Die 1 cm großen orchideenartigen Blüten des relativ kleinen Kakaobaumes entstehen am Holz älterer Äste oder direkt am Stamm im Schatten der tropischen Regenwälder. Kultivierte Pflanzen beginnen nach fünf Jahren bei einer Höhe von 3 m zu blühen und Früchte zu tragen. Häufig blühen an alten Kakaobäumen tausende von Blüten, aber nur wenige entwickeln sich nach der Bestäubung zu Kakaofrüchten. Bei der Ernte haben die orangebraunen oder gelbgrünen Früchte eine Länge von 15-20 cm. Kakaobäume können bis zu 100 Jahre alt werden, er-reichen aber nur eine Höhe von ca. 9 m. Kakao ist ein hochwertiges Nahrungsmittel, das wertvolle Fett - die Kakaobutter - wird auch in der Medizin und Kosmetik eingesetzt.

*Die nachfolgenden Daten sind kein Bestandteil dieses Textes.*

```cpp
bool run_conflict(const std::vector<unsigned long long>& red, uint32_t nmaps) {
  bool conflict = (uint32_t(red[0]) & (XE_FLAG_ORDERED | XE_FLAG_CAPACITY)) != 0;
  for (uint32_t m = 1; m <= nmaps && m < 64; m++) {
    if (red[16 + 2 * m] & red[16 + 2 * m + 1]) conflict = true;
    const unsigned wc = unsigned(red[XE_REC_WIDTH0 + 2 + m / 16] >> (4 * (m % 16))) & 15u;
    if (wc & (wc - 1)) conflict = true;
  }
  return conflict;
}

uint32_t lane_of(unsigned wc) { return wc == 0u ? 0u : wc == 1u ? 1u : wc == 2u ? 2u : wc == 4u ? 4u : 8u; }

void record_widths(xe_vm* vm, const std::vector<unsigned long long>& red, uint32_t nmaps) {
  for (uint32_t m = 1; m <= nmaps && m < 64; m++) {
    const unsigned wc = unsigned(red[XE_REC_WIDTH0 + 2 + m / 16] >> (4 * (m % 16))) & 15u;
// ... 320 lines not shown
  }
  for (int attempt = 0;; attempt++) {
    P.mode = XE_MODE_SEQUENTIAL;
    if (general && ensure_arena(vm, true, 1, P.gen)) return fail(vm, XE_ERR_NOMEM, "device alloc (replay arena)");
    bool table = false;
    for (size_t i = 1; i < vm->maps.size(); i++) {
      if (vm->maps[i].dkind != XE_DM_LRU) continue;
      const int r = lru_log_build(vm, vm->maps[i], s);
      if (r < 0) return fail(vm, XE_ERR_DEVICE, "LRU order log");
      table = table || r > 0;
    }
    if (table) {
      if (int rc = upload_map_table(vm, s)) return rc;
      P.maps = vm->d_maps;
    }
    vm->t1.rec(s);
    void* sj = (jit && !jit_general && n >= kSeqScalarMin) ? variant_kernel(vm, jit, kSeqVariant) : nullptr;
    if (launch_emulator(sj ? sj : jit, &P, 1, 64, s)) return fail(vm, XE_ERR_DEVICE, "kernel launch");
    vm->t2.rec(s);
    if (hostcalls && serve_hostcalls(vm->h_hostcall, s)) return fail(vm, XE_ERR_DEVICE, "kernel failed (host helpers)");
    if (read_aux()) return fail(vm, XE_ERR_DEVICE, "kernel failed");
    kms += Timer::ms(vm->t1, vm->t2);
    if (!(red[0] & XE_FLAG_CAPACITY)) {
      for (size_t i = 1; i < vm->maps.size(); i++)
        if (vm->maps[i].dkind == XE_DM_LRU) vm->maps[i].links_stale = true;
      return XE_OK;
    }
    if (attempt >= 6) return fail(vm, XE_ERR_NOMEM, "the ordered replay outgrew its device arena");
    vm->seq_scale *= 4;
    vm->ord_slack *= 4;
    vm->ord_slack_bytes *= 4;
    if (rollback(true)) return fail(vm, XE_ERR_DEVICE, "rollback");
    for (size_t i = 1; i < vm->maps.size(); i++) {
      HostMap& m = vm->maps[i];
// ... 304 lines not shown
      return fail(vm, XE_ERR_NOMEM, "device alloc (pop ranks)");
    vm->pop_n = n;
  }
  return XE_OK;
}

int BatchRun::list_init() {
  memset(&lr, 0, sizeof lr);
  for (size_t i = 1; i < vm->maps.size() && i < 64; i++)
    if (vm->maps[i].dkind == XE_DM_LIST) lr.cnt0[i] = uint32_t(ord_h0[i * 8 + 1]);
  for (int i = 0; i < 64; i++) lr.push[i] = lr.senslo[i] = 0xffffffffu;
  return h2d(vm->d_listrun, &lr, sizeof lr, s);
}

int BatchRun::pass() {
  if (launch_emulator(pj, &P, vm->last_grid, 256, s)) return fail(vm, XE_ERR_DEVICE, "kernel launch");
  vm->t1.rec(s);
  if (fold()) return fail(vm, XE_ERR_DEVICE, "replica fold");
  if (read_aux()) return fail(vm, XE_ERR_DEVICE, "kernel failed");
  kms = Timer::ms(vm->t0, vm->t1);
  flags = uint32_t(red[0]);
  conflict = run_conflict(red, P.nmaps);
  return XE_OK;
}

int BatchRun::ranked_passes() {
  P.pop_mode = 1;
  P.popflag = vm->d_popflag;
  P.popbase = nullptr;
  if (dmemset(vm->d_popflag, 0, size_t(n) * 4, s)) return fail(vm, XE_ERR_DEVICE, "pop flags");
  if (int rc = pass()) return rc;
  tmark("count pass");
// ... 208 lines not shown
    rc = b.keyed_first();
  } else {
    if ((rc = b.parallel())) return rc;
    if (b.conflict && automatic && b.seg_cut >= kSegMin && b.seg_cut < n && segments_ok(vm, b.P)) {
      if (b.rollback(false) || (b.ordmaps && ordered_hdr_restore(vm, b.ord_h0, b.s))) return fail(vm, XE_ERR_DEVICE, "rollback");
      return run_segments(vm, d_umem, umem_len, d_desc, n, b.seg_cut, d_results, d_verdicts, d_regs, stream, stats);
    }
    if (b.conflict && (automatic || (b.flags & XE_FLAG_CAPACITY))) rc = b.after_conflict();
    else if (!b.conflict) rc = b.results_stand();
  }
  return rc ? rc : b.publish();
}

namespace {

int complete_oldest(xe_vm* vm) {
  const uint32_t si = vm->pending.front();
  xe_vm::Slot& sl = vm->slots[si];
  if (sl.done.wait()) {
    vm->pending.clear();
    return fail(vm, XE_ERR_DEVICE, "kernel failed (pipelined batch)");
  }
  const unsigned long long* aux = sl.h_aux;
  if (aux[XE_AUX_DECISION]) {
    vm->staged_slot = -1;
    const xe_stream_t s = sl.b.s;
    for (size_t i = 1; i < vm->maps.size(); i++) {
      HostMap& m = vm->maps[i];
      if (!m.ordered() && d2d(m.d_vals, m.d_asnap[sl.snap], m.vals_alloc, s)) return fail(vm, XE_ERR_DEVICE, "rollback");
    }
    if (dmemset(vm->d_poison, 0, 4, s)) return fail(vm, XE_ERR_DEVICE, "rollback");
    std::vector<xe_vm::Batch> redo;
    for (uint32_t k : vm->pending) redo.push_back(vm->slots[k].b);
    vm->pending.clear();
    for (const xe_vm::Batch& b : redo)
      if (int rc = xe_run_batch_device(vm, b.d_umem, b.umem_len, b.d_desc, b.n, b.d_results, b.d_verdicts, b.d_regs, b.s,
                                       b.stats))
        return rc;
    return XE_OK;
  }
  std::vector<unsigned long long> red;
  reduce_aux(aux, sl.nmaps, 16 + 2 * (sl.nmaps + 1), red);
  record_widths(vm, red, sl.nmaps);
  note_run(vm, red, XE_MODE_PARALLEL);
  if (sl.b.stats)
    publish_stats(sl.b.stats, red, sl.b.n, XE_MODE_PARALLEL, run_conflict(red, sl.nmaps), Timer::ms(sl.t0, sl.t1), sl.engine,
                  sl.grid);
  vm->pending.erase(vm->pending.begin());
  return XE_OK;
}

}

int xe_prepare(xe_vm* vm) {
  if (!vm) return XE_ERR_INVAL;
  if (int rc = xe_sync(vm)) return rc;
  if (int rc = prepare_run(vm, vm->stream)) return rc;
  void* jit = nullptr;
  bool jit_general = false;
  if (int rc = select_engine(vm, jit, jit_general)) return rc;
  if (jit && keyed_candidate(vm)) variant_kernel(vm, jit, kKeyedVariant);
// ... 167 lines not shown
    }
  if (int rc = prepare_run(vm, s)) return rc;
  void* jit = nullptr;
  bool jit_general = false;
  if (int rc = select_engine(vm, jit, jit_general)) return rc;
  const bool general = !jit || jit_general;

  const uint32_t si = vm->next_slot;
  const uint32_t ai = vm->next_snap, nai = (ai + 1) % (kAsyncDepth + 1);
  xe_vm::Slot& sl = vm->slots[si];
  if (!sl.d_aux) {
    if (dev_alloc((void**)&sl.d_aux, kAuxWords * 8) || dmemset(sl.d_aux, 0, kAuxWords * 8, s))
      return fail(vm, XE_ERR_DEVICE, "alloc (pipelined batch records)");
  }
  if (!sl.h_aux) {
    if (host_alloc((void**)&sl.h_aux, kAuxWords * 8) || host_device_ptr((void**)&sl.h_aux_dev, sl.h_aux))
      return fail(vm, XE_ERR_DEVICE, "alloc (pipelined batch records)");
  }
  if (!vm->d_poison) {
    if (dev_alloc((void**)&vm->d_poison, 8) || dmemset(vm->d_poison, 0, 8, s)) return fail(vm, XE_ERR_DEVICE, "alloc (poison)");
  }
  XeParams P = batch_params(vm, d_umem, umem_len, d_desc, n, d_results, d_verdicts, d_regs, sl.d_aux);
  P.mode = XE_MODE_PARALLEL;
  P.poison = vm->d_poison;
  const size_t aux_used = 16 + size_t(kRep) * P.rep_words;
  const bool staged = vm->staged_slot == int32_t(ai) && !vm->pending.empty() && vm->slots[vm->pending.back()].b.s == s;
  XeTailArgs A{};
  A.aux = sl.d_aux;
  A.host_aux = sl.h_aux_dev;
  A.poison = vm->d_poison;
  A.aux_words = uint32_t(aux_used);
// ... 21 lines not shown
      T.nrep = m.nrep > 1 ? m.nrep : 0;
    } else {
      big.push_back(i);
    }
    if (!small || !staged) {
      src.push_back(m.d_vals);
      dst.push_back(m.d_asnap[ai]);
      words.push_back(m.vals_alloc / 8);
    }
  }
  if (jit && !P.results && !P.regs) jit = variant_kernel(vm, jit, kLeanVariant);
  const uint32_t grid = parallel_grid(vm, jit, general, n, P.nmaps);
  if (general && ensure_arena(vm, false, grid * 256, P.gen)) return fail(vm, XE_ERR_NOMEM, "device alloc (arena)");
  if (!src.empty() && launch_prologue(src.data(), dst.data(), words.data(), uint32_t(src.size()), nullptr, 0, s))
    return fail(vm, XE_ERR_DEVICE, "prologue");
  sl.t0.rec(s);
  if (launch_emulator(jit, &P, grid, 256, s)) return fail(vm, XE_ERR_DEVICE, "kernel launch");
  sl.t1.rec(s);
  for (size_t i : big) {
    HostMap& m = vm->maps[i];
    if (m.nrep > 1 && fold_map(m, s))
      return fail(vm, XE_ERR_DEVICE, "replica fold");
  }
  if (launch_tail(&A, s)) return fail(vm, XE_ERR_DEVICE, "epilogue");
  sl.done.rec(s);
  vm->staged_slot = int32_t(nai);
  sl.snap = ai;
  vm->next_snap = nai;
  sl.b = xe_vm::Batch{d_umem, umem_len, d_desc, n, d_results, d_verdicts, d_regs, s, stats};
  sl.aux_used = aux_used;
  sl.nmaps = P.nmaps;
  sl.grid = grid;
  sl.engine = jit ? XE_ENGINE_JIT : XE_ENGINE_INTERP;
  vm->last_grid = grid;
  vm->pending.push_back(si);
  vm->next_slot = (si + 1) % kAsyncDepth;
  vm->delta_base = false;
  for (size_t i = 1; i < vm->maps.size(); i++) vm->maps[i].dev_dirty = true;
  return XE_OK;
}
// ... 1104 lines not shown
```

Before: 60820.

## Fold timing events into kernel launches and reduce aux records on device

Replaces separate hipEventRecord calls around the emulator and tail kernels with hipExtLaunchKernel start/stop events, and reuses the previous batch's done event as the start marker when batches are chained. The tail kernel now reduces the per-replica aux record on device (sums for count fields, OR for flags) and writes only the reduced record to host memory, which is now allocated coherent, so the host skips reduce_aux. It also prefetches the first tail map's replica words before the poison check. This cuts per-batch stream marker commands and the size of host-visible writes, at the cost of more complex event bookkeeping with double-buffered done events. The old marker path remains available behind an env flag.

```diff
diff --git a/gobpfld_amd/csrc/xe_jit.cpp b/gobpfld_amd/csrc/xe_jit.cpp
--- a/gobpfld_amd/csrc/xe_jit.cpp
+++ b/gobpfld_amd/csrc/xe_jit.cpp
@@ -1,5 +1,6 @@
 #ifndef XE_HOSTSIM
 #include <hip/hip_runtime_api.h>
+#include <hip/hip_ext.h>
 #include <hip/hiprtc.h>
 #endif
 
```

In dem sehr informativen Museum wird die Geschichte des Kakaos von der präkolumbischen Zeit bis zur industriellen Fertigung der Schokolade dargestellt. Insbesondere bis zu 120 Jahre alte und noch funktionsfähige Maschinen, die die Entwicklung der technischen Schokoladenfabrikation dokumentieren, konnten bewundert werden. Ein historischer Laden des Pralinenherstellers "Fassbender" wurde originalgetreu im Museum platziert. Antike Objekte aus der Maya- und Aztekenzeit in Südamerika und Schokoskulpturen aus vielen Bereichen erstaunten die Besucher und in einem Kinosaal durften sich die Teilnehmer anhand eines informativen Films eingehend über die Schokoladenherstellung informieren. Danach wurden Kaffee, Torten und natürlich heiße Schokolade zwischen einem riesigem Schokovulkan und einem Innenhof mit Kakaopflanzen angeboten. Zum Abschluss gab es noch die Möglichkeit, im Fabrikverkauf nach Herzenslust einzukaufen.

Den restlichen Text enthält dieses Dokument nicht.